Insider Brief
- A new study funded by Mount Sinai reveals that advanced AI models can make basic errors in complex medical ethics scenarios, raising concerns about the reliability of large language models (LLMs) in clinical decision-making.
- Published in NPJ Digital Medicine and conducted with Rabin Medical Center, the research found that AI models often default to familiar answers, even when those answers are incorrect, underscoring the need for human oversight in high-stakes healthcare applications.
- The Mount Sinai-led team plans to expand testing across broader clinical scenarios and establish an “AI assurance lab” to evaluate AI performance on real-world medical complexities.
A new study funded by the Icahn School of Medicine at Mount Sinai highlights potential risks in deploying artificial intelligence in health care, showing that advanced AI systems can make basic mistakes when navigating complex medical ethics scenarios.
“AI can be very powerful and efficient, but our study showed that it may default to the most familiar or intuitive answer, even when that response overlooks critical details,” noted co-senior author Eyal Klang, MD, Chief of Generative AI in the Windreich Department of Artificial Intelligence and Human Health at the Icahn School of Medicine at Mount Sinai. “In everyday situations, that kind of thinking might go unnoticed. But in health care, where decisions often carry serious ethical and clinical implications, missing those nuances can have real consequences for patients.”
Published in NPJ Digital Medicine, the research was conducted in collaboration with Rabin Medical Center in Israel and other partners.
According to the researchers, the findings raise important concerns about the reliability of even the most advanced large language models (LLMs) in clinical settings, particularly when ethical sensitivity and nuanced reasoning are required. Researchers designed experiments to test how AI models handle modified versions of well-known ethical dilemmas. Their methods drew from the behavioral theories in Daniel Kahneman’s book “Thinking, Fast and Slow,” exploring whether AI tools default to fast, familiar responses or engage in slower, more analytical thinking.
The research team tested several commercially available LLMs using altered lateral thinking puzzles and reworked medical ethics scenarios. In one test, a classic case involving a boy and a surgeon was modified to explicitly remove ambiguity. Even so, several AI models offered incorrect answers, suggesting the models relied on familiar patterns rather than new information. In another case, AI models responded incorrectly to a scenario about parental consent for a blood transfusion, despite the question clearly stating that consent had already been given.
The study’s implications center on the role of human oversight. While AI tools promise to enhance productivity in medical decision-making, the findings from Mount Sinai and Rabin Medical Center indicate that physicians should exercise caution, especially in ethically sensitive or high-stakes cases.
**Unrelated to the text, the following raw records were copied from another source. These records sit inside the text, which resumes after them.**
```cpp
MpbDevParams make_dev_params(const mpb_filter_params *p, int32_t fixed_len, int32_t max_len)
{
    MpbDevParams d;
    d.thr = 1 - p->alpha;
    d.uncert = p->uncert;
    d.maxerrors = p->maxerrors;
    const double z = inv_norm_cdf(1 - p->alpha);
    d.z = (float)z;
    d.zq = (float)((z * z - 1) / 6);
    if (!(z == z) || std::isinf(z)) { d.z = 1e30f; d.zq = 0.0f; }
    d.clow = (float)(sqrt(2 * log(1 / (1 - p->alpha))) * 1.0001);
    d.ambig_mode = p->ambig_mode;
    d.flags = p->flags;
    d.fixed_len = fixed_len;
    d.max_len = max_len;
    d.len_shift = MPB_LEN_SHIFT;
    while (((max_len - 1) >> d.len_shift) >= MPB_LEN_BINS) d.len_shift++;
    return d;
// ... 34 lines not shown
    unsigned long long *np = &c->pin->n_pass;
    int32_t *novf = &c->pin->n_overflow, *bad = &c->pin->bad_len;
    *novf = *bad = 0;
    if (!sorted) HIPCHK(hipMemsetAsync(c->ws.pass_count, 0, sizeof(unsigned long long), s));
    mpb_launch_count(d_pass, n, c->ws, s);
    HIPCHK(hipMemcpyAsync(np, c->ws.pass_count, sizeof(*np), hipMemcpyDeviceToHost, s));
    if (sorted) HIPCHK(hipMemcpyAsync(novf, c->ws.ovf_count, sizeof(*novf), hipMemcpyDeviceToHost, s));
    if (d_len) HIPCHK(hipMemcpyAsync(bad, c->ws.bad_len, sizeof(*bad), hipMemcpyDeviceToHost, s));
    HIPCHK(hipStreamSynchronize(s));
    if (*bad) {
        HIPCHK(hipMemsetAsync(c->ws.bad_len, 0, sizeof(int32_t), s));
        return fail(MPB_E_INVALID, "%d read length(s) in d_len outside 0..%d (row_stride %lld; reads longer than %d bases "
                    "are not supported); those reads were given ee = NaN, pass = 0", *bad, max_len, (long long)row_stride, MPB_MAX_LEN);
    }
    counts->n_pass = (int64_t)*np;
    counts->n_fail = n - (int64_t)*np;
    counts->n_overflow = *novf;
    return MPB_OK;
}

static int filter_device_tail(mpb_ctx *c, const uint8_t *d_q, int64_t n, int64_t row_stride, const int32_t *d_len,
                              const MpbDevParams &prm, double *d_ee, int32_t *d_ns, uint8_t *d_pass, mpb_filter_counts *counts,
                              const int32_t *d_list = nullptr)
{
    hipStream_t s = c->stream;
    const int32_t max_len = prm.max_len;
    { Span t(c, MPB_K_SCAN);     mpb_launch_scan(n, d_len, c->ws, s); }
    { Span t(c, MPB_K_SCATTER);  mpb_launch_scatter(n, d_len, d_ns, prm, c->ws, s, d_list); }
    const double2 *lut_odds = (prm.flags & MPB_FLAG_ODDS) && c->ws.lut == c->d_lut ? c->d_lut_odds : nullptr;
    { Span t(c, MPB_K_DP);       mpb_launch_dp(d_q, n, row_stride, d_len, prm, c->ws, d_ns, d_ee, d_pass, s, lut_odds); }
    if (max_len + 1 > MPB_TILE_MAX_ROWS) { Span t(c, MPB_K_WIDE); mpb_launch_wide(d_q, row_stride, d_len, prm, c->ws, d_ns, d_ee, d_pass, s); }
    { Span t(c, MPB_K_OVERFLOW); mpb_launch_overflow(d_q, n, row_stride, d_len, prm, c->ws, d_ns, d_ee, d_pass, s); }
    HIPCHK(hipGetLastError());
    return counts ? fetch_counts(c, n, row_stride, d_len, max_len, d_pass, true, counts) : MPB_OK;
}

static bool narrow_eligible(const mpb_ctx *c, int64_t n, int64_t row_stride, const int32_t *d_len, int32_t fixed_len, const mpb_filter_params *p)
{
    uint32_t forbidden = MPB_FLAG_FAST_FMA | MPB_FLAG_ODDS | MPB_FLAG_TEST_UNDERPREDICT | MPB_FLAG_DECISION_ONLY | MPB_FLAG_COUNT_CELLS | MPB_FLAG_NO_NARROW;
    if (p->flags & MPB_FLAG_ODDS_NARROW) forbidden &= ~MPB_FLAG_ODDS;
    if (!(c->narrow_ok && n >= 1 && !(p->flags & forbidden) && c->ws.lut == c->d_lut)) return false;
    return d_len ? row_stride <= MPB_RG_MAX_STRIDE : fixed_len >= 1;
}

static int filter_device_general(mpb_ctx *c, const uint8_t *d_q, int64_t n, int64_t row_stride, const int32_t *d_len,
                                 int32_t fixed_len, int32_t max_len, const mpb_filter_params *params,
                                 double *d_ee, int32_t *d_ns, uint8_t *d_pass, mpb_filter_counts *counts,
                                 const int32_t *d_list = nullptr, int64_t n_matrix = 0)
{
    int rc;
    if ((rc = prepare_batch(c, d_list && n_matrix > n ? n_matrix : n, max_len))) return rc;
    const MpbDevParams prm = make_dev_params(params, fixed_len, max_len);
    if (params->flags & MPB_FLAG_COUNT_CELLS) HIPCHK(hipMemsetAsync(c->ws.alg_cells, 0, sizeof(unsigned long long), c->stream));
    { Span t(c, MPB_K_PREPASS);  mpb_launch_prepass(d_q, n, row_stride, d_len, prm, c->ws, d_ns, d_ee, d_pass, c->stream, d_list); }
    return filter_device_tail(c, d_q, n, row_stride, d_len, prm, d_ee, d_ns, d_pass, counts, d_list);
}

static int narrow_choose(mpb_ctx *c, const uint8_t *d_q, int64_t n, int64_t row_stride, const int32_t *d_len, int32_t fixed_len,
                         const mpb_filter_params *params, const MpbDevParams &prm, int *rows0, int *split)
{
    *rows0 = 0;
    *split = 0;
    c->last_path.sampled = 0;
    const int forced = (int)((params->flags >> 8) & 15u);
    if (forced) {
        *rows0 = forced < MPB_NAR_MIN_ROWS ? MPB_NAR_MIN_ROWS : forced > MPB_NAR_MAX_ROWS ? MPB_NAR_MAX_ROWS : forced;
        *split = d_len && !(params->flags & MPB_FLAG_ODDS_NARROW) ? (int)((params->flags >> 12) & 255u) : 0;
        return MPB_OK;
    }
    if (n < MPB_NAR_AUTO_MIN_READS) return MPB_OK;
    auto &ch = c->nar_choice;
    if (d_len) fixed_len = -1;
    const bool same = ch.valid && ch.n == n && ch.stride == row_stride && ch.fixed_len == fixed_len &&
                      memcmp(&ch.alpha, &params->alpha, sizeof(double)) == 0 && ch.flags == params->flags;
    if (same && ch.calls < 64) { ch.calls++; *rows0 = ch.rows0; *split = ch.split; return MPB_OK; }
    int n_sample = (int)(n / 1024 < 256 ? 256 : n / 1024 > 4096 ? 4096 : n / 1024);
    { Span t(c, MPB_K_SAMPLE); mpb_launch_sample(d_q, n, row_stride, fixed_len, d_len, prm, c->ws, n_sample, c->stream); }
    HIPCHK(hipMemcpyAsync(c->pin->sample, c->ws.nar_sample, sizeof(c->pin->sample), hipMemcpyDeviceToHost, c->stream));
    HIPCHK(hipStreamSynchronize(c->stream));
    c->last_path.sampled = 1;
    const int32_t *sample = c->pin->sample;
    int weight = 0;
    for (int k = 0; k < MPB_NAR_BUCKETS; k++) { c->last_path.sample_hist[k] = sample[k]; weight += sample[k]; }
    const bool odds = (params->flags & MPB_FLAG_ODDS_NARROW) != 0;
    *rows0 = narrow_rows_from_sample(sample, weight, odds);
    if (d_len && *rows0 >= 3 && !odds) {
        const int need = sample[MPB_NAR_BUCKETS + (*rows0 - 3)];
        if (need > 0 && need < (1 << 20)) {
            const int cut = need - 1 - need / 16;
            if (cut >= 4) *split = cut > 255 ? 255 : cut;
        }
    }
    ch.split = *split;
    {
        double back = sample[0];
        for (int r = *rows0 + 1; r < MPB_NAR_BUCKETS; r++) back += sample[r];
        ch.expect_back = weight > 0 ? back / weight : 0.0;
    }
    ch.valid = true; ch.n = n; ch.stride = row_stride; ch.fixed_len = fixed_len; ch.alpha = params->alpha; ch.flags = params->flags;
    ch.rows0 = *rows0; ch.calls = 0;
    return MPB_OK;
}

static int filter_device_narrow(mpb_ctx *c, int rows0, int split, const uint8_t *d_q, int64_t n, int64_t row_stride, const int32_t *d_len,
                                int32_t fixed_len, const mpb_filter_params *params, const MpbDevParams &prm,
                                double *d_ee, int32_t *d_ns, uint8_t *d_pass, mpb_filter_counts *counts)
{
// ... 216 lines not shown
```

### moira_amd/engine.py

```python
import ctypes as C
import math

import numpy as np

from . import _lib as L


def _round_up(x, m):
    return (x + m - 1) // m * m


class DeviceBuffer:

    def __init__(self, engine, nbytes):
        self.engine, self.nbytes = engine, int(nbytes)
        p = C.c_void_p()
        L.check(engine.lib.mpb_malloc(engine.ctx, self.nbytes, C.byref(p)))
        self.ptr = p.value

    def upload(self, arr):
        arr = np.ascontiguousarray(arr)
        assert arr.nbytes <= self.nbytes
        L.check(self.engine.lib.mpb_memcpy_h2d(self.engine.ctx, self.ptr, arr.ctypes.data, arr.nbytes))
        return self
# ... 383 lines not shown
    def poisson_finish_device(self, d_lambda, d_ns, n, d_len=None, fixed_len=0, d_ee=None, d_pass=None, params=None,
                              want_counts=True):
        params = params or self.params()
        ptr = lambda b: (b.ptr if isinstance(b, DeviceBuffer) else b)
        counts = L.FilterCounts()
        L.check(self.lib.mpb_poisson_finish_device(self.ctx, ptr(d_lambda), ptr(d_ns), ptr(d_len) if d_len is not None else None,
                                                   int(fixed_len), n, C.byref(params), ptr(d_ee), ptr(d_pass),
                                                   C.byref(counts) if want_counts else None))
        return counts if want_counts else None

    def filter_poisson_device(self, d_q, n, stride, d_len=None, fixed_len=0, d_ee=None, d_ns=None, d_pass=None, d_lambda=None,
                              params=None, want_counts=True):
        params = params or self.params()
        ptr = lambda b: (b.ptr if isinstance(b, DeviceBuffer) else b)
        counts = L.FilterCounts()
        L.check(self.lib.mpb_filter_poisson_device(self.ctx, ptr(d_q), n, stride, ptr(d_len) if d_len is not None else None,
                                                   int(fixed_len), C.byref(params), ptr(d_ee), ptr(d_ns), ptr(d_pass),
                                                   ptr(d_lambda) if d_lambda is not None else None,
                                                   C.byref(counts) if want_counts else None))
        return counts if want_counts else None

    def calculate_errors_PB(self, contig, contig_quals, alpha):
        from .broker import marshal_read
        seq, qi, addr, alpha = marshal_read(contig, contig_quals, alpha)
        ee, ns = C.c_double(), C.c_int32()
        L.check(self.lib.mpb_calculate_errors_PB(self.ctx, seq, addr, len(qi), alpha,
                                                 C.byref(ee), C.byref(ns)))
        return ee.value, ns.value

    def calculate_errors_poisson(self, sequence, quals, alpha):
        sequence = str(sequence)
        qi = np.array([int(v) for v in quals], np.int64).astype(np.int32) if len(quals) else np.empty(0, np.int32)
        alpha = float(alpha)
        if len(sequence) != len(qi):
            raise ValueError("sequence and quals must have the same length")
        if alpha <= 0 or alpha >= 1:
            raise ValueError("Alpha must be between 0 (not included) and 1.")
        ee, ns = C.c_double(), C.c_int32()
        L.check(self.lib.mpb_calculate_errors_poisson(self.ctx, sequence.encode(), qi.ctypes.data, len(qi), alpha,
                                                      C.byref(ee), C.byref(ns)))
        if ee.value != ee.value:
            raise OverflowError("Lambda ** expected_errors or its factorial leaves the float range (moira.py:1671)")
        return ee.value, ns.value

    def synth_fill(self, d_q, n, stride, fixed_len=0, min_len=0, max_len=0, d_len=None, seed=1, first_read=0, profile=0):
        ptr = lambda b: (b.ptr if isinstance(b, DeviceBuffer) else b)
        L.check(self.lib.mpb_synth_fill_device_profile(self.ctx, ptr(d_q), n, stride, fixed_len, min_len, max_len,
                                                       ptr(d_len) if d_len is not None else None, seed, first_read, profile))

    def last_path(self):
        info = L.PathInfo()
        L.check(self.lib.mpb_last_path(self.ctx, C.byref(info)))
        return {"narrow_rows": info.narrow_rows, "sampled": bool(info.sampled), "n_fallback": info.n_fallback,
                "sample_hist": list(info.sample_hist), "narrow_split": info.narrow_split}

    def timing(self, on=True):
        L.check(self.lib.mpb_timing_enable(self.ctx, 1 if on else 0))

    def timing_reset(self):
        L.check(self.lib.mpb_timing_reset(self.ctx))

    def kernel_times(self):
        out = {}
        for kid, name in L.KERNEL_NAMES.items():
            ms, cnt = C.c_double(), C.c_int64()
            L.check(self.lib.mpb_kernel_time(self.ctx, kid, C.byref(ms), C.byref(cnt)))
            out[name] = (ms.value, cnt.value)
        return out

    def device_lut(self):
        a, b = np.empty(256), np.empty(256)
        L.check(self.lib.mpb_device_lut(self.ctx, a.ctypes.data, b.ctypes.data))
        return a, b

    def algorithmic_cells(self):
        v = C.c_int64()
        L.check(self.lib.mpb_last_algorithmic_cells(self.ctx, C.byref(v)))
        return v.value

    def read_budgets(self, n):
        out = np.empty(n, np.int32)
        L.check(self.lib.mpb_last_read_budgets(self.ctx, out.ctypes.data, n))
        return out

    def class_histogram(self):
        caps = np.zeros(64, np.int32)
        cnts = np.zeros(64, np.int64)
        k = self.lib.mpb_last_class_histogram(self.ctx, caps.ctypes.data, cnts.ctypes.data, 64)
        if k < 0:
            L.check(k)
        return {int(caps[i]): int(cnts[i]) for i in range(k)}


def host_lut():
    a, b = np.empty(256), np.empty(256)
    L.check(L.load().mpb_host_lut(a.ctypes.data, b.ctypes.data))
    return a, b


_default_engine = None


def default_engine():
    global _default_engine
    if _default_engine is None:
        import os
        _default_engine = Engine(int(os.environ.get("LOCAL_RANK", "0")))
# ... 2 lines not shown
```

Before: 2.585 billion reads/s.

The researchers emphasized that AI should serve as a complement to clinical expertise, not a replacement.
“Simple tweaks to familiar cases exposed blind spots that clinicians can’t afford,” lead author Shelly Soffer, MD, a Fellow at the Institute of Hematology, Davidoff Cancer Center, Rabin Medical Center, pointed out. “It underscores why human oversight must stay central when we deploy AI in patient care.”
Looking ahead, the Mount Sinai-led team plans to broaden its evaluation to include a wider range of clinical scenarios. They also aim to establish an “AI assurance lab” to systematically assess how different AI models respond to real-world complexities in health care decision-making.
Funding from Mount Sinai, Rabin Medical Center, and partner institutions supported this research, with findings authored by Shelly Soffer, MD; Vera Sorin, MD; Girish N. Nadkarni, MD, MPH; and Eyal Klang, MD.